Cirocco avait eu l’intention de lui demander s’il savait où trouver Gene, mais ce n’était plus nécessaire : Gene était déjà là.

« Rocky, content de te voir passer », lui dit-il en se levant pour lui passer le bras sur l’épaule. Il lui déposa sur la joue un baiser furtif, ce qui l’irrita.

« Maître-Chanteur et moi, étions justement en train de discuter de certains points susceptibles de t’intéresser.

— Vous… tu sais leur parler ?

— Son phrasé est épouvantable, chanta Maître-Chanteur sur le délicat mode éolien ; il a l’accent des habitants de Crios. Sa voix ne se pose pas convenablement et son oreille est plus accoutumée aux… comment dirais-je ?… vocables sans modulation qui sont dans vos cordes. Mais nous parvenons à chanter ensemble, avec un peu d’habitude.

— J’en ai compris une partie, chanta Gene en riant. Il croit pouvoir parler à mon insu, comme lorsqu’on épelle les mots devant un bébé.

— Pourquoi ne pas me l’avoir dit plus tôt, Gene ? demanda Cirocco en cherchant son regard.

— Je ne pensais pas que c’était important, dit-il avec insouciance. J’ai bien dû recevoir la même dose que toi mais chez moi cela n’a pas aussi bien pris.

— Je voulais simplement que tu m’en parles, voilà tout.

— Je suis désolé, ça te va ? » Il semblait irrité et elle se demanda s’il avait effectivement compté le lui dire. Quoiqu’il n’eût pu le cacher plus longtemps.

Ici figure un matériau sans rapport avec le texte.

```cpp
int device_gate_enter(int device, hipStream_t st, bool *held) {
    *held = false;
    hipStreamCaptureStatus cs = hipStreamCaptureStatusNone;
    if (st && hipStreamIsCapturing(st, &cs) == hipSuccess && cs != hipStreamCaptureStatusNone) return MDD_OK;
    DeviceGate &g = g_gate[device & 63];
    g.mu.lock();
    *held = true;
    if (g.armed && g.stream != st) {
        hipError_t e = hipStreamWaitEvent(st, g.done, 0);
        if (e != hipSuccess) { g.mu.unlock(); *held = false; set_error("device gate: %s", hipGetErrorString(e)); return MDD_ERR_HIP; }
    }
    return MDD_OK;
}
int device_gate_leave(int device, hipStream_t st, bool held, int rc) {
    if (!held) return rc;
    DeviceGate &g = g_gate[device & 63];
    hipError_t e = hipSuccess;
    if (!g.done) e = hipEventCreateWithFlags(&g.done, hipEventDisableTiming);
    if (e == hipSuccess) e = hipEventRecord(g.done, st);
    if (e == hipSuccess) { g.armed = true; g.stream = st; }
    g.mu.unlock();
    if (e != hipSuccess && rc == MDD_OK) { set_error("device gate: %s", hipGetErrorString(e)); return MDD_ERR_HIP; }
    return rc;
}
static int gate_enter(mdd_model *m, hipStream_t st, bool *held) { return device_gate_enter(m->device, st, held); }
static int gate_leave(mdd_model *m, hipStream_t st, bool held, int rc) { return device_gate_leave(m->device, st, held, rc); }

static int forward_enqueue(mdd_model *m, const float *x, int B, int T, const int64_t *x1, int L, float *logp, hipStream_t st) {
    for (int si = 0; si < n_stages(m); si++)
        if (int rc = run_stage(m, si, x, B, T, x1, L, logp, st, nullptr)) return rc;
    return MDD_OK;
}

}

using namespace mdd;

extern "C" const char *mdd_last_error(void) { return g_err; }
extern "C" int mdd_version(void) { return 100; }

extern "C" int mdd_create(const mdd_config *cfg, int device, mdd_model **out) {
    if (!cfg || !out) { set_error("mdd_create: null argument"); return MDD_ERR_ARG; }
    if (cfg->hidden <= 0 || cfg->hidden % 4 || cfg->layers < 1 || cfg->num_class < 2 || cfg->feat < 3 ||
        (cfg->channels != 32 && cfg->channels != 4) || cfg->emb_rows < 1 || cfg->emb_dim < 1) {
        set_error("mdd_create: unsupported geometry (hidden %% 4 == 0, channels in {32,4})");
        return MDD_ERR_ARG;
    }
    int ndev = 0;
    MDD_HIP_CHECK(hipGetDeviceCount(&ndev));
    if (device < 0 || device >= ndev) { set_error("mdd_create: device %d of %d", device, ndev); return MDD_ERR_ARG; }
    MDD_HIP_CHECK(hipSetDevice(device));
    hipDeviceProp_t prop;
    MDD_HIP_CHECK(hipGetDeviceProperties(&prop, device));
    if (strncmp(prop.gcnArchName, "gfx950", 6) != 0) {
        set_error("libmdd_hip is built for gfx950 (MI355X) only; device %d is %s", device, prop.gcnArchName);
        return MDD_ERR_ARG;
    }
    mdd_model *m = new mdd_model();
    m->cfg = *cfg;
    m->device = device;
    const char *pr = getenv("MDD_PRECISION");
    if (pr && (!strcmp(pr, "f32") || !strcmp(pr, "0"))) m->precision = 0;
    if (pr && (!strcmp(pr, "bf16x3") || !strcmp(pr, "1"))) m->precision = 1;
    if (pr && (!strcmp(pr, "f32x6") || !strcmp(pr, "2"))) m->precision = 2;
    const char *lx = getenv("MDD_LSTM");
    m->lstm_x3 = lx && !strcmp(lx, "x3");
    if (lx && !strcmp(lx, "step")) m->lstm_persist = false;
    const char *g = getenv("MDD_GRAPH");
    m->use_graph = !(g && g[0] == '0');
    if (int rc = init_kernel_attributes()) { delete m; return rc; }
    if (int rc = init_lstm_attributes()) { delete m; return rc; }
    if (int rc = init_granule_attributes()) { delete m; return rc; }
    if (int rc = init_lstm_f32_attributes()) { delete m; return rc; }
    if (int rc = init_lstm_x6_attributes()) { delete m; return rc; }
    if (int rc = init_conv_attributes()) { delete m; return rc; }
    if (int rc = init_gemm_attributes()) { delete m; return rc; }
    if (int rc = init_gemm_x6_attributes()) { delete m; return rc; }
    m->n_cu = prop.multiProcessorCount;
    if (!persistent_grid_fits(m->n_cu)) m->lstm_persist = false;
    if (!persistent_f32_grid_fits(m->n_cu)) m->lstm_persist_f32 = false;
    if (!persistent_x6_grid_fits(m->n_cu)) m->lstm_persist_x6 = false;
    { const char *e6 = getenv("MDD_LSTM_X6"); if (e6 && e6[0] == '0') m->lstm_persist_x6 = false; if (e6 && e6[0] == 'f') m->lstm_x6_force = true; }
    hipError_t e = hipMalloc((void **)&m->err_flag, sizeof(int));
    if (e == hipSuccess) e = hipMemset(m->err_flag, 0, sizeof(int));
    if (e == hipSuccess) e = hipStreamCreateWithFlags(&m->cap_stream, hipStreamNonBlocking);
    if (e == hipSuccess) e = hipMalloc((void **)&m->sync_words, 32 * sizeof(unsigned int));
    if (e != hipSuccess) { set_error("mdd_create: %s", hipGetErrorString(e)); delete m; return MDD_ERR_HIP; }
    *out = m;
    return MDD_OK;
}

extern "C" void mdd_destroy(mdd_model *m) {
    if (!m) return;
    (void)hipSetDevice(m->device);
    (void)hipDeviceSynchronize();
    for (auto &kv : m->graphs) (void)hipGraphExecDestroy(kv.second);
    for (void *p : m->owned) (void)hipFree(p);
    DevBuf *bufs[] = {&m->y0, &m->seq0, &m->gx, &m->act[0], &m->act[1], &m->xraw, &m->hbuf, &m->cbuf, &m->embo, &m->text, &m->key, &m->S,
                      &m->seq0_s, &m->act_s[0], &m->act_s[1], &m->x_s, &m->embo_s, &m->text_s, &m->key_s, &m->hsplit, &m->hx, &m->xstack, &m->p3};
    for (DevBuf *b : bufs) if (b->p) (void)hipFree(b->p);
    for (auto &b : m->tap_rnn) if (b.p) (void)hipFree(b.p);
    if (m->err_flag) (void)hipFree(m->err_flag);
    if (m->cap_stream) (void)hipStreamDestroy(m->cap_stream);
    if (m->sync_words) (void)hipFree(m->sync_words);
    delete m;
}

extern "C" int mdd_load_weight(mdd_model *m, const char *key, const float *data, const int64_t *shape, int32_t ndim) {
    if (!m || !key || (!data && ndim > 0) || ndim < 0 || ndim > 4) { set_error("mdd_load_weight: bad argument"); return MDD_ERR_ARG; }
    std::string k(key);
    if (k.size() > 19 && k.compare(k.size() - 19, 19, "num_batches_tracked") == 0) return MDD_OK;
    size_t n = 1;
    for (int i = 0; i < ndim; i++) { if (shape[i] < 0) { set_error("negative dim"); return MDD_ERR_ARG; } n *= (size_t)shape[i]; }
    m->host[k].assign(data, data + n);
    m->finalized = false;
    return MDD_OK;
}

extern "C" int mdd_finalize_weights(mdd_model *m) {
    if (!m) { set_error("null model"); return MDD_ERR_ARG; }
    MDD_HIP_CHECK(hipSetDevice(m->device));
    const mdd_config &c = m->cfg;
    const int ch = c.channels, H = c.hidden;
    int rc;
    for (void *p : m->owned) (void)hipFree(p);
    m->owned.clear(); m->wih.clear(); m->whh.clear(); m->wih_s.clear(); m->whh_s.clear(); m->wih_3.clear(); m->t_wih_3 = nullptr;
    m->bn_scale.assign(c.layers, nullptr); m->bn_shift.assign(c.layers, nullptr);
    for (auto &kv : m->graphs) (void)hipGraphExecDestroy(kv.second);
    m->graphs.clear();
    std::vector<float> sc, sh, tmp;
    {
        const auto *w0 = get(m, "conv.0.conv.weight", (size_t)ch * 9), *b0 = get(m, "conv.0.conv.bias", ch);
        const auto *w1 = get(m, "conv.1.conv.weight", (size_t)ch * ch * 9), *b1 = get(m, "conv.1.conv.bias", ch);
        if (!w0 || !b0 || !w1 || !b1) return MDD_ERR_STATE;
        if (!bn_fold(m, "conv.0.batch_norm", ch, sc, sh)) return MDD_ERR_STATE;
        for (int i = 0; i < ch; i++) sh[i] += (*b0)[i] * sc[i];
        if ((rc = upload(m, *w0, &m->w_conv0)) || (rc = upload(m, sc, &m->sc0)) || (rc = upload(m, sh, &m->sh0))) return rc;
        if (!bn_fold(m, "conv.1.batch_norm", ch, sc, sh)) return MDD_ERR_STATE;
        for (int i = 0; i < ch; i++) sh[i] += (*b1)[i] * sc[i];
        tmp.assign((size_t)ch * 9 * ch, 0.f);
        for (int co = 0; co < ch; co++)
            for (int ci = 0; ci < ch; ci++)
                for (int k = 0; k < 9; k++) tmp[((size_t)ci * 9 + k) * ch + co] = (*w1)[((size_t)co * ch + ci) * 9 + k];
        if ((rc = upload(m, tmp, &m->w_conv1t)) || (rc = upload(m, sc, &m->sc1)) || (rc = upload(m, sh, &m->sh1))) return rc;
        tmp.assign((size_t)ch * 9 * ch, 0.f);
        for (int co = 0; co < ch; co++)
            for (int ci = 0; ci < ch; ci++)
                for (int k = 0; k < 9; k++) tmp[((size_t)co * 9 + k) * ch + ci] = (*w1)[((size_t)co * ch + ci) * 9 + k];
        if ((rc = upload_split(m, tmp, &m->w_conv1_s))) return rc;
        {
            const size_t n = tmp.size();
            std::vector<unsigned short> buf(3 * n);
            for (size_t i = 0; i < n; i++) {
                buf[i] = host_bf16(tmp[i]);
                const float r1 = tmp[i] - host_bf16_f32(buf[i]);
                buf[n + i] = host_bf16(r1);
                buf[2 * n + i] = host_bf16(r1 - host_bf16_f32(buf[n + i]));
            }
            MDD_HIP_CHECK(hipMalloc((void **)&m->w_conv1_3, 3 * n * sizeof(unsigned short)));
            m->owned.push_back(m->w_conv1_3);
            MDD_HIP_CHECK(hipMemcpy(m->w_conv1_3, buf.data(), 3 * n * sizeof(unsigned short), hipMemcpyHostToDevice));
        }
    }
    for (int n = 0; n < c.layers; n++) {
// ... 328 lines not shown
```

ctc-attention-mispronunciation_amd/csrc/frontend.hip:

```cpp
#include "mdd_internal.h"

namespace mdd {

__global__ void stack_skip_kernel(const float *__restrict__ raw, int T_raw, int D, int right, int skip, int kept,
                                  int T_out, float *__restrict__ out) {
    const int W = (right + 1) * D;
    const int b = blockIdx.y, i = blockIdx.x;
    const float *src = raw + (size_t)b * T_raw * D;
    float *dst = out + ((size_t)b * T_out + i) * W;
    for (int j = threadIdx.x; j < W; j += blockDim.x) {
        float v = 0.f;
        if (i < kept) {
            int r = j / D, c = j - r * D;
            int s = i * skip + r;
            if (s > T_raw - 1) s = T_raw - 1;
            v = src[(size_t)s * D + c];
        }
        dst[j] = v;
    }
}

int launch_stack_skip(const float *raw, int B, int T_raw, int D, int right, int skip, int n_down, float *out,
                      hipStream_t st) {
    if (B <= 0 || T_raw <= 0 || D <= 0 || right < 0) { set_error("stack_skip: bad shape"); return MDD_ERR_ARG; }
// ... 259 lines not shown
            }
        }
        __syncthreads();
        f32x16 acc;
#pragma unroll
        for (int r = 0; r < 16; r++) acc[r] = 0.f;
        const int m = min(mt * 32 + li, W2 - 1);
#pragma unroll
        for (int i = 0; i < 9; i++) {
            const int kb = kh2 * 9 + i, kk = kb >> 1, kh = kk / 3, kw = kk - kh * 3;
            const int khs = kh + rot >= 3 ? kh + rot - 3 : kh + rot;
            const int off = (khs * CF_NCOL + 2 * m + kw) * CF_COLB + ((kb & 1) * 16 + half * 8) * 2;
            const bf16x8 ah = *reinterpret_cast<const bf16x8 *>(yh + off);
            const bf16x8 al = *reinterpret_cast<const bf16x8 *>(yl + off);
            if (NP == 3) {
                const bf16x8 am = *reinterpret_cast<const bf16x8 *>(ym + off);
                acc = __builtin_amdgcn_mfma_f32_32x32x16_bf16(am, bwm[i], acc, 0, 0, 0);
                acc = __builtin_amdgcn_mfma_f32_32x32x16_bf16(ah, bwl[i], acc, 0, 0, 0);
                acc = __builtin_amdgcn_mfma_f32_32x32x16_bf16(al, bwh[i], acc, 0, 0, 0);
                acc = __builtin_amdgcn_mfma_f32_32x32x16_bf16(ah, bwm[i], acc, 0, 0, 0);
                acc = __builtin_amdgcn_mfma_f32_32x32x16_bf16(am, bwh[i], acc, 0, 0, 0);
            } else {
                acc = __builtin_amdgcn_mfma_f32_32x32x16_bf16(ah, bwl[i], acc, 0, 0, 0);
                acc = __builtin_amdgcn_mfma_f32_32x32x16_bf16(al, bwh[i], acc, 0, 0, 0);
            }
            acc = __builtin_amdgcn_mfma_f32_32x32x16_bf16(ah, bwh[i], acc, 0, 0, 0);
        }
        if (kh2 == 1) {
#pragma unroll
            for (int r = 0; r < 16; r++) red[mt * 1024 + r * 64 + lane] = acc[r];
        }
        __syncthreads();
        if (kh2 == 0) {
            const float s1 = sc1[li], h1 = sh1[li];
#pragma unroll
            for (int r = 0; r < 16; r++) {
                const int wo = mt * 32 + (r & 3) + 8 * (r >> 2) + 4 * half;
                if (wo < W2) {
                    float v = (acc[r] + red[mt * 1024 + r * 64 + lane]) * s1 + h1;
                    v = v > 0.f ? v : 0.f;
                    __bf16 hb = (__bf16)v;
                    const float r1 = v - (float)hb;
                    oh[li * W2 + wo] = *reinterpret_cast<unsigned short *>(&hb);
                    if (NP == 3) {
                        __bf16 mb = (__bf16)r1, lb = (__bf16)(r1 - (float)mb);
                        om[li * W2 + wo] = *reinterpret_cast<unsigned short *>(&mb);
                        ol[li * W2 + wo] = *reinterpret_cast<unsigned short *>(&lb);
                    } else { __bf16 lb = (__bf16)r1; ol[li * W2 + wo] = *reinterpret_cast<unsigned short *>(&lb); }
                }
            }
        }
        __syncthreads();
        if (NP == 3) {
            const size_t mrows = (size_t)Tp * B;
            if (tid < 244) {
                const size_t dst = (((size_t)(tid >> 2) * mrows + rowid) * 32 + (tid & 3) * 8);
                *reinterpret_cast<u32x4 *>(out_hi + dst) = *reinterpret_cast<const u32x4 *>(oh + tid * 8);
                *reinterpret_cast<u32x4 *>(out_lo + dst) = *reinterpret_cast<const u32x4 *>(om + tid * 8);
                *reinterpret_cast<u32x4 *>(out_lo + mrows * ROW + dst) = *reinterpret_cast<const u32x4 *>(ol + tid * 8);
            }
            if (out_f32)
                for (int i = tid; i < ROW; i += 256)
                    out_f32[(size_t)rowid * ROW + i] = (__uint_as_float((unsigned)oh[i] << 16) + __uint_as_float((unsigned)om[i] << 16)) + __uint_as_float((unsigned)ol[i] << 16);
        } else {
            const size_t base = (size_t)rowid * ROW;
            if (tid < 244) *reinterpret_cast<u32x4 *>(out_hi + base + tid * 8) = *reinterpret_cast<const u32x4 *>(oh + tid * 8);
            else if (tid - 244 < 12) {
                const int q = tid - 244;
                *reinterpret_cast<u32x4 *>(out_lo + base + q * 8) = *reinterpret_cast<const u32x4 *>(ol + q * 8);
            }
            if (tid < 232) {
                const int q = tid + 12;
                *reinterpret_cast<u32x4 *>(out_lo + base + q * 8) = *reinterpret_cast<const u32x4 *>(ol + q * 8);
            }
            if (out_f32)
                for (int i = tid; i < ROW; i += 256)
                    out_f32[base + i] = __uint_as_float((unsigned)oh[i] << 16) + __uint_as_float((unsigned)ol[i] << 16);
        }
    }
}

size_t conv_fused_smem(int np) { return 5 * CF_XLD * 4 + (size_t)np * CF_YPLANE + 2048 * 4 + (size_t)np * 1952 * 2; }

int launch_conv_fused(const float *x, const float *w0, const float *sc0, const float *sh0, SplitPtr w1, const float *sc1,
                      const float *sh1, SplitPtr out, float *out_f32, int B, int T, int Traw, hipStream_t st) {
    const int Tp = T / 2;
    if (Tp <= 0 || B <= 0) return MDD_OK;
    int S = (1024 + B - 1) / B;
    S = S < 1 ? 1 : (S > Tp ? Tp : S);
    const int seg = (Tp + S - 1) / S;
    S = (Tp + seg - 1) / seg;
    hipLaunchKernelGGL(conv_fused_kernel<2>, dim3(B * S), dim3(256), conv_fused_smem(2), st, x, w0, sc0, sh0, w1.hi, w1.lo, sc1, sh1,
                       out.hi, out.lo, out_f32, B, T, Traw, S, seg);
    MDD_LAUNCH_CHECK();
    return MDD_OK;
}
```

« Gene était en train de me dire des choses passionnantes, intervint Maître-Chanteur. Il a tracé des lignes partout sur ma table mais je crains qu’elles ne me soient guère explicites. J’aimerais comprendre et je prie pour que la qualité de votre chant dissipe les ténèbres.

— Ouais, Rocky, jette donc un œil. Cet abruti de putain de baudet ne veut rien piger. »

Cirocco le fusilla du regard avant de se détendre en se souvenant que Maître-Chanteur ne comprenait pas l’anglais. Elle jugeait néanmoins l’intervention aussi impolie que puérile : la Titanide n’était certainement pas stupide.

Maître-Chanteur était assis près d’une de ces tables basses que les Titanides affectionnaient. Il avait une toison orange pâle, longue de quelques centimètres, qui le recouvrait entièrement sauf sur le visage. La peau était brun chocolat. Ses yeux gris clair soulignaient des traits qu’au premier abord on pouvait croire identiques chez toutes les Titanides mais qui semblaient maintenant à Cirocco aussi variés que ceux des êtres humains. Elle pouvait à présent les distinguer sans tenir compte de leur couleur.

Mais ces traits restaient féminins. Elle ne pouvait se défaire de ce conditionnement culturel, même lorsque le pénis était visible.

Gene s’était servi de peintures corporelles pour dresser une carte sur la table de Maître-Chanteur. Deux lignes parallèles couraient d’est en ouest tandis que des perpendiculaires découpaient l’espace en rectangles. C’était un développement de la couronne intérieure de Gaïa, vue de dessus.

« Voici Hypérion, expliqua-t-il en pointant un doigt maculé de teinture rouge. À l’ouest, Océan, à l’est… comment l’appelles-tu déjà ?

— Rhéa.

— C’est ça. Puis vient Crios. Les câbles de soutènement partent d’ici, d’ici et d’ici. Les Titanides vivent dans l’est d’Hypérion et l’ouest de Crios. Mais il n’y a pas d’anges à Rhéa. Sais-tu pourquoi, Rocky ? Parce qu’ils vivent dans les rayons.